Collected data entries:
=-=-=-=-=
template <typename TS> __device__ __forceinline__ dbl2s ld_tile(const TS* p);
template <> __device__ __forceinline__ dbl2s ld_tile<double>(const double* p) { return *reinterpret_cast<const dbl2s*>(p); }
template <> __device__ __forceinline__ dbl2s ld_tile<float>(const float* p) {
// ... 214 lines not shown
  constexpr int UP = UP0 * NPH > kSymStage / 2 ? kSymStage / 2 / NPH : UP0;
  constexpr int PB = (WR || UP < 4) ? 2 : 4;
  constexpr bool kCol = !(DIAG && NACT == 1);
  constexpr bool kF4 = std::is_same<TS, float>::value;
  static_assert(!kF4 || (NPH == 1 && UP % 2 == 0 && PB == 2), "fp32 tiles: whole column quads per round");
  for (int p0 = pbeg + cp; p0 < pbeg + kSymStage / 2; p0 += UP * NPH) {
    dbl2s v[UP][NACT];
    if constexpr (kF4) {
      flt4s raw[UP / 2][NACT];
#pragma unroll
      for (int j = 0; j < UP / 2; ++j)
#pragma unroll
        for (int q = 0; q < NACT; ++q) raw[j][q] = *reinterpret_cast<const flt4s*>(src[Q0 + q] + (size_t)((p0 >> 1) + j) * (4 * kSymChunk));
#pragma unroll
      for (int j = 0; j < UP / 2; ++j)
#pragma unroll
        for (int q = 0; q < NACT; ++q) {
          v[2 * j][q].x = (double)raw[j][q].x; v[2 * j][q].y = (double)raw[j][q].y;
          v[2 * j + 1][q].x = (double)raw[j][q].z; v[2 * j + 1][q].y = (double)raw[j][q].w;
        }
    } else {
#pragma unroll
    for (int u = 0; u < UP; ++u)
#pragma unroll
      for (int q = 0; q < NACT; ++q) v[u][q] = ld_tile<TS>(src[Q0 + q] + (size_t)(p0 + u * NPH) * (2 * kSymChunk));
    }
#pragma unroll
    for (int hh = 0; hh < UP / PB; ++hh) {
      double pc[PB][2][DE];
      dbl2s outv[kF4 && WR ? PB : 1][NACT];
#pragma unroll
      for (int uu = 0; uu < PB; ++uu) {
        const int u = hh * PB + uu, p = p0 + u * NPH;
        double h0[DE], h1[DE];
        {
          double hb[2 * DE + 2];
#pragma unroll
          for (int k2 = 0; k2 < (2 * DE + 1) / 2; ++k2) {
            const dbl2s t = *reinterpret_cast<const dbl2s*>(Hc + (size_t)p * 2 * DE + 2 * k2);
            hb[2 * k2] = t.x; hb[2 * k2 + 1] = t.y;
          }
#pragma unroll
          for (int k = 0; k < DE; ++k) { h0[k] = hb[k]; h1[k] = hb[DE + k]; }
        }
#pragma unroll
        for (int e = 0; e < 2; ++e)
#pragma unroll
          for (int k = 0; k < DE; ++k) pc[uu][e][k] = 0.0;
        constexpr int kChunk = 4 * D, NCH = (ND + kChunk - 1) / kChunk;
        double kc0[kChunk], kc1[kChunk];
        double pq0[NACT], pq1[NACT];
#pragma unroll
        for (int q = 0; q < NACT; ++q) { pq0[q] = v[u][q].x; pq1[q] = v[u][q].y; }
        if (WR && NCH == 1 && ND > 0) {
          double ca[D], cb[D], na[D], nb_[D];
#pragma unroll
          for (int k = 0; k < D; ++k) {
            const dbl2s t = *reinterpret_cast<const dbl2s*>(kst + ((size_t)(p % (kSymStage / 2)) * ND + k) * 2);
            ca[k] = t.x; cb[k] = t.y;
          }
#pragma unroll
          for (int s = 0; s < NS; ++s) {
            if (s + 1 < NS) {
#pragma unroll
              for (int k = 0; k < D; ++k) {
                const dbl2s t = *reinterpret_cast<const dbl2s*>(kst + ((size_t)(p % (kSymStage / 2)) * ND + (s + 1) * D + k) * 2);
                na[k] = t.x; nb_[k] = t.y;
              }
            }
#pragma unroll
            for (int q = 0; q < NACT; ++q)
#pragma unroll
              for (int k = 0; k < D; ++k) {
                pq0[q] = fma(-ks[KR == 1 ? 0 : Q0 + q][s * D + k], ca[k], pq0[q]);
                pq1[q] = fma(-ks[KR == 1 ? 0 : Q0 + q][s * D + k], cb[k], pq1[q]);
              }
            if (s + 1 < NS) {
              __builtin_amdgcn_sched_barrier(0);
#pragma unroll
              for (int k = 0; k < D; ++k) { ca[k] = na[k]; cb[k] = nb_[k]; }
            }
          }
        }
#pragma unroll
        for (int q = 0; q < NACT; ++q) {
          double p0v = pq0[q], p1v = pq1[q];
          if (WR) {
            if (NCH == 1) {
            } else {
#pragma unroll
              for (int ch = 0; ch < NCH; ++ch) {
#pragma unroll
                for (int k = 0; k < kChunk; ++k) {
                  if (ch * kChunk + k < ND) {
                    const dbl2s t = *reinterpret_cast<const dbl2s*>(kst + ((size_t)(p % (kSymStage / 2)) * ND + ch * kChunk + k) * 2);
                    kc0[k] = t.x; kc1[k] = t.y;
                  }
                }
#pragma unroll
                for (int k = 0; k < kChunk; ++k)
                  if (ch * kChunk + k < ND) {
                    p0v = fma(-ks[KR == 1 ? 0 : Q0 + q][ch * kChunk + k], kc0[k], p0v); p1v = fma(-ks[KR == 1 ? 0 : Q0 + q][ch * kChunk + k], kc1[k], p1v);
                  }
                if (ch + 1 < NCH) __builtin_amdgcn_sched_barrier(0);
              }
            }
            dbl2s o; o.x = p0v; o.y = p1v;
            if constexpr (kF4) outv[uu][q] = o;
            else st_tile<TS>(dst[Q0 + q] + (size_t)p * (2 * kSymChunk), o);
          }
#pragma unroll
          for (int k = 0; k < DE; ++k) accr[Q0 + q][k] = fma(p1v, h1[k], fma(p0v, h0[k], accr[Q0 + q][k]));
          if (!(DIAG && q == 0)) {
#pragma unroll
            for (int k = 0; k < DE; ++k) { pc[uu][0][k] = fma(p0v, hown[Q0 + q][k], pc[uu][0][k]); pc[uu][1][k] = fma(p1v, hown[Q0 + q][k], pc[uu][1][k]); }
          }
        }
      }
      if constexpr (kF4 && WR) {
#pragma unroll
        for (int q = 0; q < NACT; ++q) {
          flt4s o4; o4.x = (float)outv[0][q].x; o4.y = (float)outv[0][q].y; o4.z = (float)outv[1][q].x; o4.w = (float)outv[1][q].y;
          __builtin_nontemporal_store(o4, reinterpret_cast<flt4s*>(dst[Q0 + q] + (size_t)((p0 + hh * PB) >> 1) * (4 * kSymChunk)));
        }
      }
      if (kCol) {
        const int rho = lane >> 4;
#pragma unroll
        for (int g = 0; g < PB / 2; ++g)
#pragma unroll
          for (int k = 0; k < DE; ++k) {
            const double r = wave_sum4(pc[2 * g][0][k], pc[2 * g][1][k], pc[2 * g + 1][0][k], pc[2 * g + 1][1][k]);
            if ((lane & 15) == 0) {
              double* cq = &colp[(size_t)k * ldc + 2 * (p0 + (hh * PB + 2 * g + (rho & 1)) * NPH) + (rho >> 1)];
              *cq = ADD ? *cq + r : r;
            }
          }
      }
    }
  }
}

#ifndef RBPF_SYM_QUAD
#define RBPF_SYM_QUAD 1
#endif
#ifndef RBPF_SYM_QUAD_EMAX
#define RBPF_SYM_QUAD_EMAX 1
#endif
#ifndef RBPF_SYM_QUAD_LOADS
#define RBPF_SYM_QUAD_LOADS 16
#endif
#ifndef RBPF_SYM_BUTTERFLY
#define RBPF_SYM_BUTTERFLY 1
#endif
template <typename TS, int D, int DE, int NACT, bool DIAG, int Q0, int QL = RBPF_SYM_QUAD_LOADS>
__device__ __forceinline__ void sym_block_quad(const TS* const (&src)[kSymRows], const double* __restrict__ Hc,
                                               const double (&hown)[kSymRows][4][DE], double (&accr)[kSymRows][4][DE],
                                               double* __restrict__ colp, int ldc, int lane) {
  const int r16 = lane & 15, g = lane >> 4;
  constexpr bool kCol = !(DIAG && NACT == 1);
  constexpr int TQ = ((DE > 3 ? 8 : QL) / 4) / NACT;
  auto quad = [&](const dbl2s (&vq)[NACT][4], const int t) {
      double h0[DE], h1[DE];
      {
        double hb[2 * DE + 2];
#pragma unroll
        for (int k2 = 0; k2 < (2 * DE + 1) / 2; ++k2) {
          const dbl2s tt = *reinterpret_cast<const dbl2s*>(Hc + (size_t)(4 * t + g) * 2 * DE + 2 * k2);
          hb[2 * k2] = tt.x; hb[2 * k2 + 1] = tt.y;
        }
#pragma unroll
        for (int k = 0; k < DE; ++k) { h0[k] = hb[k]; h1[k] = hb[DE + k]; }
      }
      double pc[2][DE];
#pragma unroll
      for (int e = 0; e < 2; ++e)
#pragma unroll
        for (int k = 0; k < DE; ++k) pc[e][k] = 0.0;
#pragma unroll
      for (int q = 0; q < NACT; ++q)
#pragma unroll
        for (int rq = 0; rq < 4; ++rq) {
          const double p0v = vq[q][rq].x, p1v = vq[q][rq].y;
#pragma unroll
          for (int k = 0; k < DE; ++k) accr[Q0 + q][rq][k] = fma(p1v, h1[k], fma(p0v, h0[k], accr[Q0 + q][rq][k]));
          if (!(DIAG && q == 0)) {
#pragma unroll
            for (int k = 0; k < DE; ++k) { pc[0][k] = fma(p0v, hown[Q0 + q][rq][k], pc[0][k]); pc[1][k] = fma(p1v, hown[Q0 + q][rq][k], pc[1][k]); }
          }
        }
      if (kCol) {
        if constexpr (DE == 3 && RBPF_SYM_BUTTERFLY) {
          __builtin_amdgcn_sched_barrier(0);
          const unsigned b0 = 0u - (unsigned)(lane & 1), b1 = 0u - (unsigned)((lane >> 1) & 1);
          const double r0 = bfly_pair<0x121>(pc[0][0], pc[0][1], b0), r1 = bfly_pair<0x121>(pc[0][2], pc[1][0], b0);
          double w = bfly_pair<0x121>(pc[1][1], pc[1][2], b0);
          double q = bfly_pair<0x122>(r0, r1, b1);
          w += dpp_mov<0x122>(w);
          q += dpp_mov<0x124>(q); w += dpp_mov<0x124>(w);
          q += dpp_mov<0x128>(q); w += dpp_mov<0x128>(w);
          const int col = 2 * (4 * t + g);
          if (r16 < 4) colp[(size_t)(r16 == 3 ? 0 : r16) * ldc + col + (r16 == 3 ? 1 : 0)] = q;
          if (r16 < 2) colp[(size_t)(1 + r16) * ldc + col + 1] = w;
          __builtin_amdgcn_sched_barrier(0);
        } else {
#pragma unroll
          for (int e = 0; e < 2; ++e)
#pragma unroll
            for (int k = 0; k < DE; ++k) {
              const double r = row16_sum(pc[e][k]);
              if (r16 == 0) colp[(size_t)k * ldc + 2 * (4 * t + g) + e] = r;
            }
        }
      }
  };
#pragma unroll 1
  for (int t0 = 0; t0 < kSymChunk / 8; t0 += TQ) {
    dbl2s v[TQ][NACT][4];
#pragma unroll
    for (int u = 0; u < TQ; ++u)
#pragma unroll
      for (int q = 0; q < NACT; ++q)
#pragma unroll
        for (int rq = 0; rq < 4; ++rq)
          v[u][q][rq] = ld_tile<TS>(src[Q0 + q] + (size_t)(t0 + u) * (8 * kSymChunk) + rq * 32);
#pragma unroll
    for (int u = 0; u < TQ; ++u) quad(v[u], t0 + u);
  }
}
=-=-=-=-=
[EXERCISE DESCRIPTION] Go through the records above, find each line with the string "kSymChunk", and copy it.

[TASK ANSWER]
        for (int q = 0; q < NACT; ++q) raw[j][q] = *reinterpret_cast<const flt4s*>(src[Q0 + q] + (size_t)((p0 >> 1) + j) * (4 * kSymChunk));
      for (int q = 0; q < NACT; ++q) v[u][q] = ld_tile<TS>(src[Q0 + q] + (size_t)(p0 + u * NPH) * (2 * kSymChunk));
            else st_tile<TS>(dst[Q0 + q] + (size_t)p * (2 * kSymChunk), o);
          __builtin_nontemporal_store(o4, reinterpret_cast<flt4s*>(dst[Q0 + q] + (size_t)((p0 + hh * PB) >> 1) * (4 * kSymChunk)));
  for (int t0 = 0; t0 < kSymChunk / 8; t0 += TQ) {
          v[u][q][rq] = ld_tile<TS>(src[Q0 + q] + (size_t)(t0 + u) * (8 * kSymChunk) + rq * 32);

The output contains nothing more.